#### Collected data
+===+
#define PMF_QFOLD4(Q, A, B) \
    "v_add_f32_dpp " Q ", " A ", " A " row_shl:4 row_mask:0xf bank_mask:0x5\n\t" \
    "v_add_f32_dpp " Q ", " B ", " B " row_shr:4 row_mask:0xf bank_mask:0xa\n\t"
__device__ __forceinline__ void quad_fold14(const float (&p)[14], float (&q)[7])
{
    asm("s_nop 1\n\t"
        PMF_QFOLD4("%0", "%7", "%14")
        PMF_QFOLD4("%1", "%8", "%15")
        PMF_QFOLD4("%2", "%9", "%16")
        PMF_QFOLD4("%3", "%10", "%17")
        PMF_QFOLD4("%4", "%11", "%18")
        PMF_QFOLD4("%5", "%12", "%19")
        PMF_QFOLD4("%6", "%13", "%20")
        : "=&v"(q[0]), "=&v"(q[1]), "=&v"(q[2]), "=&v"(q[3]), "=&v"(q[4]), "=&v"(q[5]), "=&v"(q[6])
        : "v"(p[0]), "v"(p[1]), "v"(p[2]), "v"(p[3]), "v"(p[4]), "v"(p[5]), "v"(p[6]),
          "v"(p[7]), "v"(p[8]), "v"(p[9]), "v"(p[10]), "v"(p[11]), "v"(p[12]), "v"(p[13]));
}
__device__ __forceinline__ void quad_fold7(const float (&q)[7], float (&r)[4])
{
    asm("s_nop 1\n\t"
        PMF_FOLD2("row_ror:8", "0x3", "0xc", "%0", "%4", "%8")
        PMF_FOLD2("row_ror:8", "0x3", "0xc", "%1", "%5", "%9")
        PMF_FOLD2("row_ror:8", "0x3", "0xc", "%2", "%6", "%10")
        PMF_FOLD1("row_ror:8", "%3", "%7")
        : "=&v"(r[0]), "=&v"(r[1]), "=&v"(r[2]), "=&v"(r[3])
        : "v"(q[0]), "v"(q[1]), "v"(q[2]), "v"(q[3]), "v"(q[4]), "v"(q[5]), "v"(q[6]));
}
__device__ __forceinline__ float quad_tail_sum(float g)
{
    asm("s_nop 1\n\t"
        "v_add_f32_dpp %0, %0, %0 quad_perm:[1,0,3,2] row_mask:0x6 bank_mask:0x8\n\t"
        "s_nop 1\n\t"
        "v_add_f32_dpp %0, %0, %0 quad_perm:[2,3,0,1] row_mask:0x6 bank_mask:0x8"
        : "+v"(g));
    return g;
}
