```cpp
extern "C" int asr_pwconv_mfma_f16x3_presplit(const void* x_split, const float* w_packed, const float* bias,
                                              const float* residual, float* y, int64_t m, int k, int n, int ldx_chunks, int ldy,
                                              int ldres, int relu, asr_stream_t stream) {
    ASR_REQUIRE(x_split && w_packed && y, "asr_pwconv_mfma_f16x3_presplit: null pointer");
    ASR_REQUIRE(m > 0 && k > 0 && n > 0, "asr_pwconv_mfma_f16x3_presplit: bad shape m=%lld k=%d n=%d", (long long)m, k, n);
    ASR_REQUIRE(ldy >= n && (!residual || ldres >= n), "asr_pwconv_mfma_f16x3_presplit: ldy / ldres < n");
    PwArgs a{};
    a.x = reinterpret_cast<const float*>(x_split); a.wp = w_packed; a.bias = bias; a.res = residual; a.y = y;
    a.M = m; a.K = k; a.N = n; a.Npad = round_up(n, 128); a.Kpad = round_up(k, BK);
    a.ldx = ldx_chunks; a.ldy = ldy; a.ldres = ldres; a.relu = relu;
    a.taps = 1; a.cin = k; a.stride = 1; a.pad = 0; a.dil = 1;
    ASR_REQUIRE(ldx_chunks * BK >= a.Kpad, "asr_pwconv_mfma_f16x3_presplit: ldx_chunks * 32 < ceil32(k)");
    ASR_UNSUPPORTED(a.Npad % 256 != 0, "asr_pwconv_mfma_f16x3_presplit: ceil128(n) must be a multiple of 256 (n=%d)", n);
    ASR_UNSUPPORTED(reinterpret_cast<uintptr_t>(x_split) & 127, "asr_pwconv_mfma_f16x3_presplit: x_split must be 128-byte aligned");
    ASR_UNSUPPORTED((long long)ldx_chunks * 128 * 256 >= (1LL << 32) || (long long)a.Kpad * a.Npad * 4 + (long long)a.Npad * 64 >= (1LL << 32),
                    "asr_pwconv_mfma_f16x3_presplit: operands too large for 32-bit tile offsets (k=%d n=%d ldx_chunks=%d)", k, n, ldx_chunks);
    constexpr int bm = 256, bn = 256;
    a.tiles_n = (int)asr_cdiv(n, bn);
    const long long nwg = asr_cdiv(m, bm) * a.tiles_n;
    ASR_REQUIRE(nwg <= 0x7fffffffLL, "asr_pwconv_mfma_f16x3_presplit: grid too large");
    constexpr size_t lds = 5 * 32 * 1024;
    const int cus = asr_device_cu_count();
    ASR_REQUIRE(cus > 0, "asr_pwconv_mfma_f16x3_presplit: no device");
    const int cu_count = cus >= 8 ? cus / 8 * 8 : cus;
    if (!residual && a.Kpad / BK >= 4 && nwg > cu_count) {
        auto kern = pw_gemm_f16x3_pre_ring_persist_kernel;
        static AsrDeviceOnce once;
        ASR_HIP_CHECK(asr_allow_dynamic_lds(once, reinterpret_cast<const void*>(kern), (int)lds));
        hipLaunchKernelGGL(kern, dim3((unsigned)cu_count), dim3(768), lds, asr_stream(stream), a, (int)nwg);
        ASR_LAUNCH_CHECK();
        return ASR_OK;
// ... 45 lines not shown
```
+===+
#### Task to complete
Extract the complete set of records unchanged.

#### Expected answer
#define PMF_QFOLD4(Q, A, B) \
    "v_add_f32_dpp " Q ", " A ", " A " row_shl:4 row_mask:0xf bank_mask:0x5\n\t" \
    "v_add_f32_dpp " Q ", " B ", " B " row_shr:4 row_mask:0xf bank_mask:0xa\n\t"
__device__ __forceinline__ void quad_fold14(const float (&p)[14], float (&q)[7])
{
    asm("s_nop 1\n\t"
        PMF_QFOLD4("%0", "%7", "%14")
        PMF_QFOLD4("%1", "%8", "%15")
        PMF_QFOLD4("%2", "%9", "%16")
        PMF_QFOLD4("%3", "%10", "%17")
        PMF_QFOLD4("%4", "%11", "%18")
        PMF_QFOLD4("%5", "%12", "%19")
        PMF_QFOLD4("%6", "%13", "%20")
        : "=&v"(q[0]), "=&v"(q[1]), "=&v"(q[2]), "=&v"(q[3]), "=&v"(q[4]), "=&v"(q[5]), "=&v"(q[6])
        : "v"(p[0]), "v"(p[1]), "v"(p[2]), "v"(p[3]), "v"(p[4]), "v"(p[5]), "v"(p[6]),
          "v"(p[7]), "v"(p[8]), "v"(p[9]), "v"(p[10]), "v"(p[11]), "v"(p[12]), "v"(p[13]));
}
__device__ __forceinline__ void quad_fold7(const float (&q)[7], float (&r)[4])
{
    asm("s_nop 1\n\t"
        PMF_FOLD2("row_ror:8", "0x3", "0xc", "%0", "%4", "%8")
        PMF_FOLD2("row_ror:8", "0x3", "0xc", "%1", "%5", "%9")
        PMF_FOLD2("row_ror:8", "0x3", "0xc", "%2", "%6", "%10")
        PMF_FOLD1("row_ror:8", "%3", "%7")
        : "=&v"(r[0]), "=&v"(r[1]), "=&v"(r[2]), "=&v"(r[3])
        : "v"(q[0]), "v"(q[1]), "v"(q[2]), "v"(q[3]), "v"(q[4]), "v"(q[5]), "v"(q[6]));
}
__device__ __forceinline__ float quad_tail_sum(float g)
{
    asm("s_nop 1\n\t"
        "v_add_f32_dpp %0, %0, %0 quad_perm:[1,0,3,2] row_mask:0x6 bank_mask:0x8\n\t"
        "s_nop 1\n\t"
        "v_add_f32_dpp %0, %0, %0 quad_perm:[2,3,0,1] row_mask:0x6 bank_mask:0x8"
        : "+v"(g));
    return g;
}
```cpp
extern "C" int asr_pwconv_mfma_f16x3_presplit(const void* x_split, const float* w_packed, const float* bias,
                                              const float* residual, float* y, int64_t m, int k, int n, int ldx_chunks, int ldy,
                                              int ldres, int relu, asr_stream_t stream) {
    ASR_REQUIRE(x_split && w_packed && y, "asr_pwconv_mfma_f16x3_presplit: null pointer");
    ASR_REQUIRE(m > 0 && k > 0 && n > 0, "asr_pwconv_mfma_f16x3_presplit: bad shape m=%lld k=%d n=%d", (long long)m, k, n);
    ASR_REQUIRE(ldy >= n && (!residual || ldres >= n), "asr_pwconv_mfma_f16x3_presplit: ldy / ldres < n");
    PwArgs a{};
    a.x = reinterpret_cast<const float*>(x_split); a.wp = w_packed; a.bias = bias; a.res = residual; a.y = y;
    a.M = m; a.K = k; a.N = n; a.Npad = round_up(n, 128); a.Kpad = round_up(k, BK);
    a.ldx = ldx_chunks; a.ldy = ldy; a.ldres = ldres; a.relu = relu;
    a.taps = 1; a.cin = k; a.stride = 1; a.pad = 0; a.dil = 1;
    ASR_REQUIRE(ldx_chunks * BK >= a.Kpad, "asr_pwconv_mfma_f16x3_presplit: ldx_chunks * 32 < ceil32(k)");
    ASR_UNSUPPORTED(a.Npad % 256 != 0, "asr_pwconv_mfma_f16x3_presplit: ceil128(n) must be a multiple of 256 (n=%d)", n);
    ASR_UNSUPPORTED(reinterpret_cast<uintptr_t>(x_split) & 127, "asr_pwconv_mfma_f16x3_presplit: x_split must be 128-byte aligned");
    ASR_UNSUPPORTED((long long)ldx_chunks * 128 * 256 >= (1LL << 32) || (long long)a.Kpad * a.Npad * 4 + (long long)a.Npad * 64 >= (1LL << 32),
                    "asr_pwconv_mfma_f16x3_presplit: operands too large for 32-bit tile offsets (k=%d n=%d ldx_chunks=%d)", k, n, ldx_chunks);
    constexpr int bm = 256, bn = 256;
    a.tiles_n = (int)asr_cdiv(n, bn);
    const long long nwg = asr_cdiv(m, bm) * a.tiles_n;
    ASR_REQUIRE(nwg <= 0x7fffffffLL, "asr_pwconv_mfma_f16x3_presplit: grid too large");
    constexpr size_t lds = 5 * 32 * 1024;
    const int cus = asr_device_cu_count();
    ASR_REQUIRE(cus > 0, "asr_pwconv_mfma_f16x3_presplit: no device");
    const int cu_count = cus >= 8 ? cus / 8 * 8 : cus;
    if (!residual && a.Kpad / BK >= 4 && nwg > cu_count) {
        auto kern = pw_gemm_f16x3_pre_ring_persist_kernel;
        static AsrDeviceOnce once;
        ASR_HIP_CHECK(asr_allow_dynamic_lds(once, reinterpret_cast<const void*>(kern), (int)lds));
        hipLaunchKernelGGL(kern, dim3((unsigned)cu_count), dim3(768), lds, asr_stream(stream), a, (int)nwg);
        ASR_LAUNCH_CHECK();
        return ASR_OK;
// ... 45 lines not shown
```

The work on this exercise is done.